───── Data shown ─────

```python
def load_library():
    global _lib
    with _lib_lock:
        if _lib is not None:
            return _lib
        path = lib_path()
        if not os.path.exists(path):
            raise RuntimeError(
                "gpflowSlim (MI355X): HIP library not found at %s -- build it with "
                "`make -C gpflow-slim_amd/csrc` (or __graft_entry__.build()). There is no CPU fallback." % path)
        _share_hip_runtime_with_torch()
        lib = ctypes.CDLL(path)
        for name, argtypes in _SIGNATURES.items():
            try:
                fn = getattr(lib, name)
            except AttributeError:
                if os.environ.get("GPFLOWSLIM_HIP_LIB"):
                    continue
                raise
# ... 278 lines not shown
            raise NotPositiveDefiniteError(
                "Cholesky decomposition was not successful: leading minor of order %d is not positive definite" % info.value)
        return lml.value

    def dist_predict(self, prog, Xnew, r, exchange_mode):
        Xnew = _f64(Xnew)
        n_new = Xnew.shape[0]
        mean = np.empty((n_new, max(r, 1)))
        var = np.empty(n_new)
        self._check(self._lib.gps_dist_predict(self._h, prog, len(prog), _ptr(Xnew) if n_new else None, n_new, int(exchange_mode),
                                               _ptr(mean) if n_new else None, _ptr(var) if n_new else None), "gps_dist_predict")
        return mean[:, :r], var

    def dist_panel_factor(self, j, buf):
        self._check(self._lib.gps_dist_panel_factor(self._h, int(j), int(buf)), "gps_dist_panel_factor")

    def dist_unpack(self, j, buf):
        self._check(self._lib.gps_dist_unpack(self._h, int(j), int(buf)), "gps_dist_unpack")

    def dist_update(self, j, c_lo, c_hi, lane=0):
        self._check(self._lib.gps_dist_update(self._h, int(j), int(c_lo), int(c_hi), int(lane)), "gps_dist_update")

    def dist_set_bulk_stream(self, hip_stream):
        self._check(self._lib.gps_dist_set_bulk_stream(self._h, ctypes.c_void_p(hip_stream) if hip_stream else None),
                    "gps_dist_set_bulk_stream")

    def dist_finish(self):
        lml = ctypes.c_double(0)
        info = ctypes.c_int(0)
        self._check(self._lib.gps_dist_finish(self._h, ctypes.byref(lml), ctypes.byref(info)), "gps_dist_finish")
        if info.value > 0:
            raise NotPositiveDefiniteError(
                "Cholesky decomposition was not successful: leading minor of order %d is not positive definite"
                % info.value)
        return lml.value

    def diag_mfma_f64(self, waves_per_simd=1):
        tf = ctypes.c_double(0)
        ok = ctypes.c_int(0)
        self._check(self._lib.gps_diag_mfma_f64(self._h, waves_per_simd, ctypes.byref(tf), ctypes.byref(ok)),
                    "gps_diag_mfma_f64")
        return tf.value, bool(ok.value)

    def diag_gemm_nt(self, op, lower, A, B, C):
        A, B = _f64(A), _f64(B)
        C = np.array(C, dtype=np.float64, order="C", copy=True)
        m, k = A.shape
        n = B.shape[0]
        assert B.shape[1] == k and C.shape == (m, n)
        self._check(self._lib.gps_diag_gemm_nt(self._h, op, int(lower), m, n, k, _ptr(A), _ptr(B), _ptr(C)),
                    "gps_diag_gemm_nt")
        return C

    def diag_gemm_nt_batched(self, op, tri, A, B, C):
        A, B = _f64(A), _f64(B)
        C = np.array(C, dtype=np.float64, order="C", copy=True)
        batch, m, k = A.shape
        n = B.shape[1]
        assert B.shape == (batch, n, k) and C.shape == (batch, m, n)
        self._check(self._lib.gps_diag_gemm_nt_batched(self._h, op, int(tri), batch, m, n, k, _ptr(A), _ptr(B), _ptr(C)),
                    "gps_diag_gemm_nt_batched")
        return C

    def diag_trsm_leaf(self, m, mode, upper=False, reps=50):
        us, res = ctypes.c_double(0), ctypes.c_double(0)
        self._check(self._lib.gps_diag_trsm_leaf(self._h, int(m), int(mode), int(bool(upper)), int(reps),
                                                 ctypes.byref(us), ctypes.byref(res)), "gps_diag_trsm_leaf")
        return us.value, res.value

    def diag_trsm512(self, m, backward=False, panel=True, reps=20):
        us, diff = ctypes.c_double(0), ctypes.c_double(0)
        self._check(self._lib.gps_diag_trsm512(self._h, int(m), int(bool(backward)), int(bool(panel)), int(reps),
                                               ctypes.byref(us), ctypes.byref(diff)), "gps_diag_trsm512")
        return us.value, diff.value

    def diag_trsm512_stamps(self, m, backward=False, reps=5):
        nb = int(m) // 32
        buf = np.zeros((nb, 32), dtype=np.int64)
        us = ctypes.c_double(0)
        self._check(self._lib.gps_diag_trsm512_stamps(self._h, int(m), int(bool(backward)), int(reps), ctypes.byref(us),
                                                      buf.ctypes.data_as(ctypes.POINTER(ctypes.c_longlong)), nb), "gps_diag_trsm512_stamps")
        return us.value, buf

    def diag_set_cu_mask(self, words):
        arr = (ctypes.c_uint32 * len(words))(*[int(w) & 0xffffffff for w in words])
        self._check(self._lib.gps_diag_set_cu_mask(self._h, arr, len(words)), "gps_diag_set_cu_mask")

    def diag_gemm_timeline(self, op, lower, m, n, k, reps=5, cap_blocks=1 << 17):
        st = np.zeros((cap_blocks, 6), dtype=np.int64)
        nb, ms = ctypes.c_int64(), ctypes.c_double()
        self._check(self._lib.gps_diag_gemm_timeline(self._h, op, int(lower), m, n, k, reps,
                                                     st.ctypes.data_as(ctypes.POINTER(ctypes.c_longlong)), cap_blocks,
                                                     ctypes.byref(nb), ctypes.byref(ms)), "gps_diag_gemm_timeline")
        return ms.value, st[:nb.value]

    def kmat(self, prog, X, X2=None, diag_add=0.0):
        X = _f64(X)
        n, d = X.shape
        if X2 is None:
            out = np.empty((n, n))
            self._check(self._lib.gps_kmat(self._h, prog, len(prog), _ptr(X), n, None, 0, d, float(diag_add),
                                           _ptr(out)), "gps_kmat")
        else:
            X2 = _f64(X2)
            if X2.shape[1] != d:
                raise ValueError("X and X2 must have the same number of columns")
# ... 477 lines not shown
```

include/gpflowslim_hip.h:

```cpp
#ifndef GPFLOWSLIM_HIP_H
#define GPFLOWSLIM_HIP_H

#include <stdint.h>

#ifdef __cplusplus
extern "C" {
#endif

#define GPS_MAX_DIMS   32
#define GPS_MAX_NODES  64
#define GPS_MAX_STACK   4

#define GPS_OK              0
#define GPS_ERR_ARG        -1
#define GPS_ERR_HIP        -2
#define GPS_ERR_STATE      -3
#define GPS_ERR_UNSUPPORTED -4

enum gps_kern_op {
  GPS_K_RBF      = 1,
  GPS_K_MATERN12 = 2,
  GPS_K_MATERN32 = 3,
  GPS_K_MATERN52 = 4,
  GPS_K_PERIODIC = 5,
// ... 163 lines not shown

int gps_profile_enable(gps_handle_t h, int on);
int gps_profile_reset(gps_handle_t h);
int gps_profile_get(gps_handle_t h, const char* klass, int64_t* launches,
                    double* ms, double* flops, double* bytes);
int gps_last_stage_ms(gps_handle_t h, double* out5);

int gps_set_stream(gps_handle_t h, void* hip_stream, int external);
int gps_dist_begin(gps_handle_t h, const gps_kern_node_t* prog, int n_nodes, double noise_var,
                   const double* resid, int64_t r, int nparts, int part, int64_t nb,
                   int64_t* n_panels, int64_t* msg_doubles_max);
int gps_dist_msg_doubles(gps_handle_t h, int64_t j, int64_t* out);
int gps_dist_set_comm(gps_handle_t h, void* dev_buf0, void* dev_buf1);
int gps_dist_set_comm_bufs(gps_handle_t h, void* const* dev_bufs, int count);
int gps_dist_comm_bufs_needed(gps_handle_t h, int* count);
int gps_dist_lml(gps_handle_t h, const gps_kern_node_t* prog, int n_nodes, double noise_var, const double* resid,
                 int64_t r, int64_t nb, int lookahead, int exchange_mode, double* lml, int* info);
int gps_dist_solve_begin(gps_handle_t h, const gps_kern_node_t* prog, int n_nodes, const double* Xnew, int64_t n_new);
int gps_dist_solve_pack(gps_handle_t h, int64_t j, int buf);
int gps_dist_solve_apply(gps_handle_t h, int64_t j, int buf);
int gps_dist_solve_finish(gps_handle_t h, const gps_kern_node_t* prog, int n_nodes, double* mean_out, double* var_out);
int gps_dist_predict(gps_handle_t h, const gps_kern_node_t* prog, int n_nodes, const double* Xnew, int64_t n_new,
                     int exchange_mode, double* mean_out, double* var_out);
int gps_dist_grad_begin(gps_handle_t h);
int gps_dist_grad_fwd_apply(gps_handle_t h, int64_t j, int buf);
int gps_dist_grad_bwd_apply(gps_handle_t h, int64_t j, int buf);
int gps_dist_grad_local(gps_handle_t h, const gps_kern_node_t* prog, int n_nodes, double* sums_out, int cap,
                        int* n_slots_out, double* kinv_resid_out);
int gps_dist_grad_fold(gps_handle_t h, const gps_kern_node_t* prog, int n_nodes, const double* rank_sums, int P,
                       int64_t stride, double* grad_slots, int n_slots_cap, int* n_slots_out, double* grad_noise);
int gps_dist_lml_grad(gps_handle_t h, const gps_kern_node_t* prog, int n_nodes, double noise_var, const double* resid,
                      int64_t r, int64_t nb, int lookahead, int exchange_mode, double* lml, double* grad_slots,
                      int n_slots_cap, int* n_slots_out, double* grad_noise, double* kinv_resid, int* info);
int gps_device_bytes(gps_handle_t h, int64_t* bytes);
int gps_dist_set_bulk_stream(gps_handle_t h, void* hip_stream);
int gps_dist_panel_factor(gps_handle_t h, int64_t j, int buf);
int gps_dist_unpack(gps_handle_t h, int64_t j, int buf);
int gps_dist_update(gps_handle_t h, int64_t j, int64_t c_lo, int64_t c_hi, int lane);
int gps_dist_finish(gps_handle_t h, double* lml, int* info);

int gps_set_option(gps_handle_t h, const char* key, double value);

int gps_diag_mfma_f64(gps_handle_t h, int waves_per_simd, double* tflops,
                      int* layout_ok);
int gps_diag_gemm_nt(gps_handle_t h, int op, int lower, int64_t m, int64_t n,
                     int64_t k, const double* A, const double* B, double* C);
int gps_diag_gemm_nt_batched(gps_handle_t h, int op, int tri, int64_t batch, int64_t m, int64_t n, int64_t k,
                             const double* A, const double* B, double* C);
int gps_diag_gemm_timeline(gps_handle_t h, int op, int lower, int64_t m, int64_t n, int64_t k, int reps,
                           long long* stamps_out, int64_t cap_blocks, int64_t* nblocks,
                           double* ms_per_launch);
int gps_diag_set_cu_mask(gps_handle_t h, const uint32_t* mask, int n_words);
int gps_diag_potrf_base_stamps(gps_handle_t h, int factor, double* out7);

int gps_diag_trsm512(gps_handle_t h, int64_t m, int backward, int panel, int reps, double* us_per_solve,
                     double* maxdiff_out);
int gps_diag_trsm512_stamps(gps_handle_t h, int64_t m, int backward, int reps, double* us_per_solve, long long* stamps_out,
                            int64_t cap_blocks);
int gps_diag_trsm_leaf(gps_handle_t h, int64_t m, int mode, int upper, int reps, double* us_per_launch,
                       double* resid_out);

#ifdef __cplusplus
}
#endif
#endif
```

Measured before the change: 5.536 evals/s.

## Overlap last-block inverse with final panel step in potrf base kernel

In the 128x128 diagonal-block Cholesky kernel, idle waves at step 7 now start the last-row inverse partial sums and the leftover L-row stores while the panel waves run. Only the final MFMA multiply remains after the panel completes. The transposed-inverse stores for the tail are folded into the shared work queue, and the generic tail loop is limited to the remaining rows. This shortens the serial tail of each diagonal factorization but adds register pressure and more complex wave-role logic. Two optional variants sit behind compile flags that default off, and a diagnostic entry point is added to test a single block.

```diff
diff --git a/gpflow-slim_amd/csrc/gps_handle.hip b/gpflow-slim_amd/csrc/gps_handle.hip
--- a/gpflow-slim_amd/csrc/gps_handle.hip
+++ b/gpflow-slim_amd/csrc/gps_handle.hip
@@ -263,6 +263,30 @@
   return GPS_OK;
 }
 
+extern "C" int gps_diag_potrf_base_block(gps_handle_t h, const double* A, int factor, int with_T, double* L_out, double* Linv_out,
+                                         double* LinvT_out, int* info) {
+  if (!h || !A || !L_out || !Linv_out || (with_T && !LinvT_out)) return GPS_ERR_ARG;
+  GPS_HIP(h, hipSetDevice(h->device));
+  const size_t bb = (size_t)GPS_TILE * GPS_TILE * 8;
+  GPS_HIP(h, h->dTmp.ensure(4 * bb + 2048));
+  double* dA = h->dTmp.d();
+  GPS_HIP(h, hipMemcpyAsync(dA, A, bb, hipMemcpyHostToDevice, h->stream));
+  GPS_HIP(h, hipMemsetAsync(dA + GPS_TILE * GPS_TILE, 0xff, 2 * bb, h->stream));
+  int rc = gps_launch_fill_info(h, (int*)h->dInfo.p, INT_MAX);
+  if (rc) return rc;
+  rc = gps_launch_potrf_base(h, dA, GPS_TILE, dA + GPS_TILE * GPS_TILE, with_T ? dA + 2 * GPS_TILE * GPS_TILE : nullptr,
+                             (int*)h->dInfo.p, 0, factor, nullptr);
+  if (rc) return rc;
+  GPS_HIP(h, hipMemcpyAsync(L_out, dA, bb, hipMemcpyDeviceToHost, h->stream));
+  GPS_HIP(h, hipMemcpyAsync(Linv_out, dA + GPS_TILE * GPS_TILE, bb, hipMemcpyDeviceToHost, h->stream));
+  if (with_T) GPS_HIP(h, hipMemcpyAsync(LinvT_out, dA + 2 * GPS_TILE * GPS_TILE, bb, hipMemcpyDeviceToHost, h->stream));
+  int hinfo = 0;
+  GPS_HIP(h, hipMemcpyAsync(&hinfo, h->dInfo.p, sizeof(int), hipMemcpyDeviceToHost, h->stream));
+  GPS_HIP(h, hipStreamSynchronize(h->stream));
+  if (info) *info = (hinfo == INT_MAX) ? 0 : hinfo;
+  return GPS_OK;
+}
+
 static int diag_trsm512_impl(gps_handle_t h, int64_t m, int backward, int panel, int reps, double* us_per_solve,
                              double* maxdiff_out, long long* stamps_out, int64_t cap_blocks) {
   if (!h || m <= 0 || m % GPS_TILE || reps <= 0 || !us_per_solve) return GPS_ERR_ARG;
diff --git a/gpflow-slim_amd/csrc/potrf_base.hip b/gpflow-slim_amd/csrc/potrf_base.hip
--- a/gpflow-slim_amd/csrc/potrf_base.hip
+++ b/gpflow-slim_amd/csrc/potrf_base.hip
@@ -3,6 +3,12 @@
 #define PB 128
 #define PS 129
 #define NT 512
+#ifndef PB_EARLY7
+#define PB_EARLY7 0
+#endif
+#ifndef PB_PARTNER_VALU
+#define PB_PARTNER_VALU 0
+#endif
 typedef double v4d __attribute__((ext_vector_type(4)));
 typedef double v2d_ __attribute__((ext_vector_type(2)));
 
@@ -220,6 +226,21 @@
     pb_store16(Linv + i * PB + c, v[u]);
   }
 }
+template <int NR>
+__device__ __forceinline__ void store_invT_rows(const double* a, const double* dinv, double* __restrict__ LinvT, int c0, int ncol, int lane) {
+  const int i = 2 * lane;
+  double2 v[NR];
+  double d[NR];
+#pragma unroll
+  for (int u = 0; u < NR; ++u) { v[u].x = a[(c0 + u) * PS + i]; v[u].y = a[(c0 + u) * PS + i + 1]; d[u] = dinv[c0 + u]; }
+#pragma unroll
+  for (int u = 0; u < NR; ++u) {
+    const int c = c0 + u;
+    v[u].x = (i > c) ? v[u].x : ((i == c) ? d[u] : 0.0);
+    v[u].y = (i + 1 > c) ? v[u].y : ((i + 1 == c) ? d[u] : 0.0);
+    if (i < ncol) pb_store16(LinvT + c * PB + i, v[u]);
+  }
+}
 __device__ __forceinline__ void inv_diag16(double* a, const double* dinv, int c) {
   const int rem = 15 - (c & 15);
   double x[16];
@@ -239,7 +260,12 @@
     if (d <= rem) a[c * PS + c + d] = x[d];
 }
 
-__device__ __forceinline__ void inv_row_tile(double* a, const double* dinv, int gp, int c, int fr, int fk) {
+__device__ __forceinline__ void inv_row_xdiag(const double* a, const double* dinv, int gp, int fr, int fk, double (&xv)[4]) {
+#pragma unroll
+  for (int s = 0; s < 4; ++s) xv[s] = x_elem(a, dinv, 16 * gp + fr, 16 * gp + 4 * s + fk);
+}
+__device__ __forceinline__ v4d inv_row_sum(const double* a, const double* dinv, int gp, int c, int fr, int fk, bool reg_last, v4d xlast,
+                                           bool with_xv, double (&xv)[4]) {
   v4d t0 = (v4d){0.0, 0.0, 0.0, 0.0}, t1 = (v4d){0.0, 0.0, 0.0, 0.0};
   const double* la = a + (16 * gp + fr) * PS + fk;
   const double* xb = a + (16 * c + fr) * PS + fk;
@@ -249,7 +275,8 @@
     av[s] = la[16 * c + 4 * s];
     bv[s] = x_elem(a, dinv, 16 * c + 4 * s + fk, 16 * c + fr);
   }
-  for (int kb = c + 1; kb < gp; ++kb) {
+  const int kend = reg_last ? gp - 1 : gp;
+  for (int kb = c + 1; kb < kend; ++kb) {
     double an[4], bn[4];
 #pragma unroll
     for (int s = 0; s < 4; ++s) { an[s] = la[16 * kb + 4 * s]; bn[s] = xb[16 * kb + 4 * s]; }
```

─────
───── Data shown ─────

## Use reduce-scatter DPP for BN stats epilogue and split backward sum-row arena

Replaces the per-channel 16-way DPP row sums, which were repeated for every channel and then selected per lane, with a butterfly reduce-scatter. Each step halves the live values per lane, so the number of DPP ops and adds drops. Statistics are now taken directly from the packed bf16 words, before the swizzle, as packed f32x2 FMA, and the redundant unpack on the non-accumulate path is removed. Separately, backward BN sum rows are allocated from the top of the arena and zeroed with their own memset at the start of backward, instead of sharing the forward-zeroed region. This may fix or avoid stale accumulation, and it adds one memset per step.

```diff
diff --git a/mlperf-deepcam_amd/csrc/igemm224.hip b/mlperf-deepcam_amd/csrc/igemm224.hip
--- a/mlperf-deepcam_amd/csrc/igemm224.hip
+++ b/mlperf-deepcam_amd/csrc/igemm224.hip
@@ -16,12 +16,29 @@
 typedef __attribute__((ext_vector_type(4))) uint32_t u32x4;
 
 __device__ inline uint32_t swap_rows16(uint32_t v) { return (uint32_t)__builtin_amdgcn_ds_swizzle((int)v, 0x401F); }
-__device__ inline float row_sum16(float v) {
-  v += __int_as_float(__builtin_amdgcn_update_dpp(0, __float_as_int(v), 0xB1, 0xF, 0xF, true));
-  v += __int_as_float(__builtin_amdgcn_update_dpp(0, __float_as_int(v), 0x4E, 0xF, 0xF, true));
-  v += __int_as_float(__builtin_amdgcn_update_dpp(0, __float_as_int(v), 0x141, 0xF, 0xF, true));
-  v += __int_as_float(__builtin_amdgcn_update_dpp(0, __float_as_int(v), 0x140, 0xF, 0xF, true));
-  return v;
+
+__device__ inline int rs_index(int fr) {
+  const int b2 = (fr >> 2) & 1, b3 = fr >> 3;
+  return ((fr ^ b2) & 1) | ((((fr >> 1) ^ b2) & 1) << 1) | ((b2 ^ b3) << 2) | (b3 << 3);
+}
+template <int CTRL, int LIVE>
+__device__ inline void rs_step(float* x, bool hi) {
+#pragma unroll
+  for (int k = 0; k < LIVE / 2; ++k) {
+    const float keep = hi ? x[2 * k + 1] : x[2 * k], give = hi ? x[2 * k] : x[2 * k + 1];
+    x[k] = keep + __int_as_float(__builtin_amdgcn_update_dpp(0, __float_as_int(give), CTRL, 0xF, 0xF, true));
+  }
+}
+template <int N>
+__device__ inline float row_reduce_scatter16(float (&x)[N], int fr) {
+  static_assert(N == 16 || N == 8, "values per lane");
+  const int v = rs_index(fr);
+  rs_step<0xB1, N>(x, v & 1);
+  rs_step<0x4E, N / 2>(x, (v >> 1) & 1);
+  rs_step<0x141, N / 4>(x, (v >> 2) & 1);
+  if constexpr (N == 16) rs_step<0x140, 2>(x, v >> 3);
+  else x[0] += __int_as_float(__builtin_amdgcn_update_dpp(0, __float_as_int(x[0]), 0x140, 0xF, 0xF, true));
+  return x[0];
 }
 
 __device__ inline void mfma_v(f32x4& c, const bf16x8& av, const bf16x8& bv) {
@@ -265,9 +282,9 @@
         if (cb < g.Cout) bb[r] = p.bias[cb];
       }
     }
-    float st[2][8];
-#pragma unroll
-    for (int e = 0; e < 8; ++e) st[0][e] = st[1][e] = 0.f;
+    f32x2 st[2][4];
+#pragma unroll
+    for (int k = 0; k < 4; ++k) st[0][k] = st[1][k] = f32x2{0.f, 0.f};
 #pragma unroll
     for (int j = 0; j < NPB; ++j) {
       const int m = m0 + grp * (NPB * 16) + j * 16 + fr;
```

─────
───── Data shown ─────

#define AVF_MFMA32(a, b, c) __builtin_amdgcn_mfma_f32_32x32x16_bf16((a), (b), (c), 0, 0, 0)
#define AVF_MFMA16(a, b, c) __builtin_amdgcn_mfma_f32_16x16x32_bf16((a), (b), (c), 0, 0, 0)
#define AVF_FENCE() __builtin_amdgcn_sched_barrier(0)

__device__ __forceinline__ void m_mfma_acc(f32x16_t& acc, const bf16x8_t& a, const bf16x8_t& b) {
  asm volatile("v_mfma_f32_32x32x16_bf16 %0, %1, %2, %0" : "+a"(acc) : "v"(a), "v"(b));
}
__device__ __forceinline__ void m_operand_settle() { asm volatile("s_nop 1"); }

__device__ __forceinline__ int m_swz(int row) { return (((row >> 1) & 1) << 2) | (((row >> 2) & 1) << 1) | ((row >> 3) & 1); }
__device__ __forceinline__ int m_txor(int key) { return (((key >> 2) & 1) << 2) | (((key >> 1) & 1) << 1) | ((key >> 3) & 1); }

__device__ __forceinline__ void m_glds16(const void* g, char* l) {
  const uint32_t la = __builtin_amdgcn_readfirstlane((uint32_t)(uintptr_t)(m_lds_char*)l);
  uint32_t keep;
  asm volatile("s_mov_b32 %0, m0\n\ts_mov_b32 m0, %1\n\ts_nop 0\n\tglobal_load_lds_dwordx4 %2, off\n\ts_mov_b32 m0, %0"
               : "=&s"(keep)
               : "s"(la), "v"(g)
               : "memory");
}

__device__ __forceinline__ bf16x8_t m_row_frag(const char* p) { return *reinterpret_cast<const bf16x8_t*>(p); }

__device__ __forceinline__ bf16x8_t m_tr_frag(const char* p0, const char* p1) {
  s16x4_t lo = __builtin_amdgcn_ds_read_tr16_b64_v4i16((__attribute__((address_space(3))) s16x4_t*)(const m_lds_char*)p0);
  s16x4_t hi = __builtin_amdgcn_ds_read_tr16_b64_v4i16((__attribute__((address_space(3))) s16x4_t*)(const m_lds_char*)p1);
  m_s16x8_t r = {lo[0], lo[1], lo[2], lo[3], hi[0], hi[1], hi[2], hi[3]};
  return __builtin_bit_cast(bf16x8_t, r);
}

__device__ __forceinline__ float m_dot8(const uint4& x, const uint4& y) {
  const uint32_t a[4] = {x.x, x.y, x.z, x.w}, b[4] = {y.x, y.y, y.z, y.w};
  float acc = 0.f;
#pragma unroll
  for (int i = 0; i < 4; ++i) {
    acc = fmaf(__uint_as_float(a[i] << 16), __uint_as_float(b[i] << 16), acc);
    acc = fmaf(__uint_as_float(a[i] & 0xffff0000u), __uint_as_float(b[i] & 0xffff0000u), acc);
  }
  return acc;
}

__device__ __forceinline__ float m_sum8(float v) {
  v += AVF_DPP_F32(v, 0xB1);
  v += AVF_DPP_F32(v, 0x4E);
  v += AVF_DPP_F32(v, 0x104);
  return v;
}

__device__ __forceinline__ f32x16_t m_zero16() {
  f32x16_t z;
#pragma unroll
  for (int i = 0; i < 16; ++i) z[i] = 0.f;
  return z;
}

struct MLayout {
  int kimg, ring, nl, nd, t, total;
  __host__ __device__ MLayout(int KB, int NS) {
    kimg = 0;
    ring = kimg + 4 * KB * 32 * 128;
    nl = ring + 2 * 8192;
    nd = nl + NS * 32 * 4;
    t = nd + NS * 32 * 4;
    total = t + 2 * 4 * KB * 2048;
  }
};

─────

Only the number is wanted: how many lines in the data include the word "decomposition"?

▶ [Solution]
2